▶ **Task description**
In the entries that follow, find each line with the word "HeadsDxArgs" and copy it.

▶ **Extracted records**
## Fuse prediction-head dx products into the first feature-encoder LN-projection backward kernel

The four head-gradient matrix products (d_fn0, d_out, d_fn1), previously run in a separate mproj launch, are deferred and computed as a prologue inside the ln_proj_bwd kernel of the end-side feature encoder. The d_fn1 result stays in LDS and feeds the PRE layernorm backward directly, so one launch is removed along with the global write and reread of d_fn1. In exchange the kernel needs extra LDS and more work per block, and it adds deferred-launch bookkeeping to the Ctx with flush points wherever ordering matters.

```diff
diff --git a/hual_amd/csrc/dablock.h b/hual_amd/csrc/dablock.h
--- a/hual_amd/csrc/dablock.h
+++ b/hual_amd/csrc/dablock.h
@@ -91,4 +91,13 @@
 bool ln2_mid_bwd_fits(const LnProjBwdArgs& a, const DaMidBwdArgs& m);
 int launch_ln2_mid_bwd(const LnProjBwdArgs& a, const DaMidBwdArgs& m, const DropCfg& drop, hipStream_t s);
 
+struct HeadsDxArgs {
+  const float* dz[2];
+  const float* w[4];
+  float *d_fn0, *d_out, *d_fn1;
+  int R; int MT;
+};
+bool heads_fe_bwd_fits(const HeadsDxArgs& h, const LnProjBwdArgs& a);
+int launch_heads_fe_bwd(const HeadsDxArgs& h, const LnProjBwdArgs& a, const DropCfg& drop, hipStream_t s);
+
 }
diff --git a/hual_amd/csrc/dablock.hip b/hual_amd/csrc/dablock.hip
--- a/hual_amd/csrc/dablock.hip
+++ b/hual_amd/csrc/dablock.hip
@@ -304,9 +304,12 @@
 #define LB_U (LB_ROWS / 16)
 template <int NT> struct DaMidPre { TfW wa, wb; float4 gate[NT], val[NT]; };
 #define LB_LDS ((size_t)4 * LB_ROWS * 256 + 8 * 4 * 32 * 16 + 2 * LB_ROWS * sizeof(float))
-template <bool PRE, int NT, bool SIX, bool MID>
+#define LB_DY_OFF LB_LDS
+#define LB_LDS_HEADS (LB_LDS + (size_t)LB_ROWS * 512)
+template <bool PRE, int NT, bool SIX, bool MID, bool HEADS = false>
 __device__ __forceinline__ bool ln_proj_bwd_body(const LnProjBwdArgs& a, const DropCfg& drop, char* lb_lds, const DaMidBwdArgs* m,
-                                                 DaMidPre<NT>* mp, float4 (&zv)[LB_U]) {
+                                                 DaMidPre<NT>* mp, float4 (&zv)[LB_U], const HeadsDxArgs* hx = nullptr) {
+  static_assert(!HEADS || (PRE && !SIX && !MID), "the heads' products go in front of the PRE form");
   char* S0 = lb_lds;
   char* S1 = S0 + 2 * LB_ROWS * 256;
   char* Ps = S1 + 2 * LB_ROWS * 256;
@@ -324,7 +327,19 @@
   const DropRegs dr = drop_load(drop);
 
   TfW w[2];
-  tf_load_w(w[0], a.wimg_t[0], wave, lane);
+  float4 hz0[LB_U], hz1[LB_U];
+  if (HEADS) {
+    tf_load_w(w[0], hx->w[0], wave, lane);
+#pragma unroll
+    for (int u = 0; u < LB_U; ++u) {
+      const size_t off = (size_t)min(r0 + grp + 16 * u, R - 1) * HUAL_D + col;
+      hz0[u] = ld4(hx->dz[0] + off);
+      hz1[u] = ld4(hx->dz[1] + off);
+    }
+    tf_load_w(w[1], hx->w[1], wave, lane);
+  } else {
+    tf_load_w(w[0], a.wimg_t[0], wave, lane);
+  }
   float4 nv[LB_U], xv[LB_U], a1v[LB_U];
   float mu[LB_U], rsd[LB_U];
   constexpr bool pre = PRE;
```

▶ **Reply to the exercise**
+struct HeadsDxArgs {
+bool heads_fe_bwd_fits(const HeadsDxArgs& h, const LnProjBwdArgs& a);
+int launch_heads_fe_bwd(const HeadsDxArgs& h, const LnProjBwdArgs& a, const DropCfg& drop, hipStream_t s);
+                                                 DaMidPre<NT>* mp, float4 (&zv)[LB_U], const HeadsDxArgs* hx = nullptr) {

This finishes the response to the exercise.